Abstract:We consider nonparametric regression by an over-parameterized two-layer neural network trained by gradient descent (GD) or its variant in this paper. We show that, if the neural network is trained with a novel Preconditioned Gradient Descent (PGD) with early stopping and the target function has spectral bias widely studied in the deep learning literature, the trained network renders a particularly sharp generalization bound with a minimax optimal rate of $\cO({1}/{n^{4\alpha/(4\alpha+1)}})$, which is sharper the current standard rate of $\cO({1}/{n^{2\alpha/(2\alpha+1)}})$ with $2\alpha = d/(d-1)$ when the data is distributed uniformly on the unit sphere in $\RR^d$ and $n$ is the size of the training data. When the target function has no spectral bias, we prove that neural network trained with regular GD with early stopping still enjoys minimax optimal rate, and in this case our results do not require distributional assumptions in contrast with the current known results. Our results are built upon two significant technical contributions. First, uniform convergence to the NTK is established during the training process by PGD or GD, so that we can have a nice decomposition of the neural network function at any step of GD or PGD into a function in the RKHS and an error function with a small $L^{\infty}$-norm.
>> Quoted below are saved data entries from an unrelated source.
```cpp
__device__ __forceinline__ void wait_vm_value(int n, u32x4& v) {
#define CVCL_W(N) case N: asm volatile("s_waitcnt vmcnt(" #N ")" : "+v"(v) : : "memory"); break;
    switch (n) {
        CVCL_W(0) CVCL_W(1) CVCL_W(2) CVCL_W(3) CVCL_W(4) CVCL_W(5) CVCL_W(6) CVCL_W(7) CVCL_W(8) CVCL_W(9) CVCL_W(10) CVCL_W(11)
        CVCL_W(12) CVCL_W(13) CVCL_W(14) CVCL_W(15) CVCL_W(16) CVCL_W(17) CVCL_W(18) CVCL_W(19) CVCL_W(20) CVCL_W(21) CVCL_W(22)
        CVCL_W(23) CVCL_W(24) CVCL_W(25) CVCL_W(26) CVCL_W(27) CVCL_W(28) CVCL_W(29) CVCL_W(30) CVCL_W(31) CVCL_W(32) CVCL_W(33)
        CVCL_W(34) CVCL_W(35) CVCL_W(36) CVCL_W(37) CVCL_W(38) CVCL_W(39) CVCL_W(40)
        default: asm volatile("s_waitcnt vmcnt(0)" : "+v"(v) : : "memory"); break;
    }
#undef CVCL_W
}

template <int MI, int EPI, bool LNF, int ACT = CVCL_ACT_NONE>
__global__ __launch_bounds__(512, 2) void gemm8w_kernel(Dev p) {
    constexpr int BM = MI * 32;
    static_assert(!LNF || EPI >= 1, "LNF goes with the linear epilogues");
    static_assert(ACT == CVCL_ACT_NONE || EPI == 1, "activations go with the bias epilogue");
    constexpr int ESTORES = MI * 2 + (LNF && EPI == 2 ? MI * 2 : 0);
    extern __shared__ __attribute__((aligned(16))) char smem[];
    const int tid = threadIdx.x, lane = tid & 63;
    const int wave = __builtin_amdgcn_readfirstlane(tid >> 6);
    const int wm = wave >> 2, wn = wave & 3;

    constexpr bool LIN = EPI >= 1, RES = EPI == 2;
    constexpr bool FLAT = LIN;
    const int b = blockIdx.x;
    const int G = gridDim.x;
    int ti, tj, nt;
    int L0 = 0;
    const int cpx = G >> 3;
    auto decode = [&](int L, int& i_out, int& j_out) __attribute__((always_inline)) {
        const int per = p.grid_m * p.ncol;
        const int sr = L / per, rem = L - sr * per;
        const int ah = min(p.grid_m, p.tiles_m - sr * p.grid_m);
        const int col = rem / ah;
        i_out = sr * p.grid_m + (rem - col * ah);
        j_out = (sr & 1) ? p.ncol - 1 - col : col;
    };
    if constexpr (FLAT) {
        const int xcd = b & 7;
        const int total = p.tiles_m * p.ncol;
        const int S0 = (int)(((long)xcd * total) >> 3), S1 = (int)(((long)(xcd + 1) * total) >> 3);
        L0 = S0 + (b >> 3);
        nt = L0 < S1 ? (S1 - L0 + cpx - 1) / cpx : 0;
        ti = 0; tj = 0;
        if (nt > 0) decode(L0, ti, tj);
    } else {
        const int xcd = b & 7, s = b >> 3;
        tj = s % p.ncol;
        ti = (s / p.ncol) * 8 + xcd;
        nt = ti < p.tiles_m ? (p.tiles_m - ti + p.grid_m - 1) / p.grid_m : 0;
    }
    const int KS = p.K / BK;
    const int S = nt * KS;
    if (S == 0) {
        if (EPI == 0 && p.stats && !p.stats_acc && ti < p.grid_m && tid < BN) {
            p.stats[((long)ti * 2 + 0) * p.N + tj * BN + tid] = 0.f;
            p.stats[((long)ti * 2 + 1) * p.N + tj * BN + tid] = 0.f;
        }
        return;
    }
    const int step_i = p.grid_m;

    const bf16_t* __restrict__ A = p.A;
    const bf16_t* __restrict__ W = p.W;

    const int srow = lane >> 2;
    const int slog = (lane & 3) ^ swz((lane >> 4) & 3);
    unsigned w_off[2], a_raw[2];
#pragma unroll
    for (int j = 0; j < 2; ++j) {
        w_off[j] = (unsigned)(tj * BN + (wave * 2 + j) * 16 + srow) * (unsigned)p.ldw + slog * 8;
        int r = (wave * 2 + j) * 16 + srow;
        if (r >= BM) r = BM - 1;
        a_raw[j] = (unsigned)(ti * BM + r) * (unsigned)p.lda + slog * 8;
    }
    auto gathered = [&](int i_tile, int j) __attribute__((always_inline)) -> unsigned {
        int r = (wave * 2 + j) * 16 + srow;
        if (r >= BM) r = BM - 1;
        const unsigned m = (unsigned)min(i_tile * BM + r, p.M - 1);
        const unsigned bi = m / (unsigned)p.g_hw, rem = m - bi * (unsigned)p.g_hw;
        const unsigned oy = rem / (unsigned)p.g_wo, ox = rem - oy * (unsigned)p.g_wo;
        return ((bi * p.g_hi + oy * p.gs) * p.g_wi + ox * p.gs) * (unsigned)p.lda + slog * 8;
    };
    if (p.gs > 1) { a_raw[0] = gathered(ti, 0); a_raw[1] = gathered(ti, 1); }
    const unsigned a_unit = (unsigned)BM * (unsigned)p.lda;
    const unsigned a_lim = (unsigned)(p.a_rows - 1) * (unsigned)p.lda + 24;
    int l_t = 0, l_ks = 0, l_j = tj, l_i = ti;
    auto issue = [&](int buf) __attribute__((always_inline)) {
        char* base = smem + buf * STAGE_BYTES + wave * 2048;
        const int k0 = l_ks * BK;
#pragma unroll
        for (int j = 0; j < 2; ++j) glds16(A + min(a_raw[j], a_lim) + k0, base + j * 1024);
#pragma unroll
        for (int j = 0; j < 2; ++j) glds16(W + w_off[j] + k0, base + A_BYTES + j * 1024);
    };
    auto advance = [&]() __attribute__((always_inline)) {
        if constexpr (LNF && EPI == 1) {
            if (l_ks == 0 && wave < 4) {
                char* dst = smem + ACC_OFF + (l_t & 1) * 4096 + wave * 1024;
                const float* src = wave == 0 ? p.bias + l_j * BN + lane * 4 : wave == 1 ? p.ln_colsum + l_j * BN + lane * 4
                                 : p.ln_stats + (long)min(l_i * BM + (wave - 2) * 128 + lane * 2, (p.M - 1) & ~1) * 2;
                __builtin_amdgcn_global_load_lds((const void __attribute__((address_space(1)))*)src,
                                                 (void __attribute__((address_space(3)))*)dst, 16, 0, 0);
            }
        }
        if (++l_ks == KS) {
            l_ks = 0;
            if (l_t + 1 < nt) {
                ++l_t;
                if constexpr (FLAT) {
                    decode(L0 + l_t * cpx, l_i, l_j);
#pragma unroll
                    for (int j = 0; j < 2; ++j) {
                        const int rw = (wave * 2 + j) * 16 + srow;
                        a_raw[j] = (unsigned)(l_i * BM + min(rw, BM - 1)) * (unsigned)p.lda + slog * 8;
                        w_off[j] = (unsigned)(l_j * BN + rw) * (unsigned)p.ldw + slog * 8;
                    }
                } else {
                    l_i += step_i;
#pragma unroll
                    for (int j = 0; j < 2; ++j) {
                        if (p.gs > 1) a_raw[j] = gathered(l_i, j);
                        else a_raw[j] += (unsigned)step_i * a_unit;
                    }
                }
            }
        }
    };

    const int f_off = (lane & 15) * 64 + (((lane >> 4) ^ swz((lane >> 2) & 3)) << 4);
    const int a_base = wm * (BM / 2) * 64 + f_off;
    const int w_base = A_BYTES + wn * 64 * 64 + f_off;

    bf16x8 fa[2][MI], fw[2][4];
    f32x4 acc[4][MI];
    auto read_frags = [&](int buf, auto P) __attribute__((always_inline)) {
        constexpr int q = decltype(P)::value;
        const char* sb = smem + buf * STAGE_BYTES;
#pragma unroll
        for (int ni = 0; ni < 4; ++ni) fw[q][ni] = *reinterpret_cast<const bf16x8*>(sb + w_base + ni * 1024);
#pragma unroll
        for (int mi = 0; mi < MI; ++mi) fa[q][mi] = *reinterpret_cast<const bf16x8*>(sb + a_base + mi * 1024);
    };
    auto mma_half = [&](auto P, auto HALF) __attribute__((always_inline)) {
        constexpr int q = decltype(P)::value, h = decltype(HALF)::value;
#pragma unroll
        for (int ni = 2 * h; ni < 2 * h + 2; ++ni)
#pragma unroll
            for (int mi = 0; mi < MI; ++mi)
                acc[ni][mi] = __builtin_amdgcn_mfma_f32_16x16x32_bf16(fw[q][ni], fa[q][mi], acc[ni][mi], 0, 0, 0);
    };
#pragma unroll
    for (int ni = 0; ni < 4; ++ni)
#pragma unroll
        for (int mi = 0; mi < MI; ++mi) acc[ni][mi] = f32x4{0.f, 0.f, 0.f, 0.f};

    float* lds_acc = reinterpret_cast<float*>(smem + ACC_OFF);
    if constexpr (LIN && LNF && EPI == 1) {
    } else if constexpr (LIN) {
        for (int i = tid; i < p.N; i += 512) lds_acc[i] = p.bias ? p.bias[i] : 0.f;
    } else {
        lds_acc[tid] = 0.f;
        lds_acc[tid + 512] = 0.f;
// ... 226 lines not shown
```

Second, local Rademacher complexity is employed to tightly bound the Rademacher complexity of the function class comprising all the possible neural network functions obtained by GD or PGD. Our results also indicate that PGD can be another way of avoiding the usual linear regime of NTK and obtaining sharper generalization bound, because PGD induces a different kernel with lower kernel complexity during the training than the regular NTK induced by the network architecture trained by regular GD.
What problem does this paper attempt to address?
The problem that this paper attempts to solve is how to train an over - parameterized two - layer neural network through gradient descent to achieve a sharper generalization bound in non - parametric regression. Specifically, the paper focuses on what convergence rates can be achieved by neural networks trained with pre - conditioned gradient descent (PGD) or regular gradient descent (GD) when the target function has spectral bias or is a general target function.
### Main Problems
1. **Spectral - bias target function**:
- When the target function \( f^* \) has spectral bias (i.e., \( f^* \in H_K^{(\text{int})}(f_0) \subseteq H_K(f_0) \)) and the data distribution is a uniform distribution on the unit ball, the paper proves that the neural network trained with pre - conditioned gradient descent (PGD) can achieve a faster convergence rate of \( O\left(\frac{1}{n^{\frac{4\alpha}{4\alpha + 1}}}\right) \), which is faster than the existing optimal result of \( O\left(\frac{1}{n^{\frac{2\alpha}{2\alpha + 1}}}\right) \).
- This faster convergence rate is achieved by avoiding the usual linear approximation region (determined by NTK), because PGD induces a different kernel during the training process, which has a lower kernel complexity.
2. **General target function**:
- For the general target function \( f^* \in H_K(f_0) \), the paper proves that the neural network trained with regular gradient descent (GD) can achieve the optimal convergence rate of \( O\left(\frac{1}{n^{\frac{2\alpha}{2\alpha + 1}}}\right) \) without the assumption of data distribution.
- This result is applicable not only to the uniform distribution on the unit ball, but also to a wider range of data distributions. In addition, the paper also gives a specific quantification of the early - stopping time \( T \), such that the number of steps \( T \leq \hat{T}_K \) in the training process, where \( \hat{T}_K \) is the stopping time related to the kernel \( K \).
### Main Contributions
1. **Sharper generalization bound**:
- By introducing pre - conditioned gradient descent (PGD), the paper shows how to achieve a faster convergence rate than existing methods when the target function has spectral bias.
- This method avoids the usual linear approximation region, thereby obtaining a sharper generalization bound.
2. **No data distribution assumption**:
- For the general target function, the paper proves that even without the assumption of data distribution, the neural network trained with regular gradient descent (GD) can still achieve the optimal convergence rate.
- This result extends the scope of application of the existing theory, making it more practical.
3. **Quantification of early - stopping time**:
- The paper gives a specific quantification of the early - stopping time, which is of great significance for the training process in practical applications.
### Technical Contributions
1. **Uniform convergence to NTK**:
- The paper establishes the result of uniform convergence to NTK during the training process through PGD or GD, which makes it possible to decompose the neural network function at any step into a function in an RKHS and an error function with a small \( L^\infty \) norm.
2. **Local Rademacher complexity**:
- The paper uses local Rademacher complexity to tightly bound the Rademacher complexity of all possible neural network functions generated by GD or PGD.
These technical contributions provide a new perspective for understanding the training dynamics of over - parameterized neural networks and a theoretical basis for achieving sharper generalization bounds.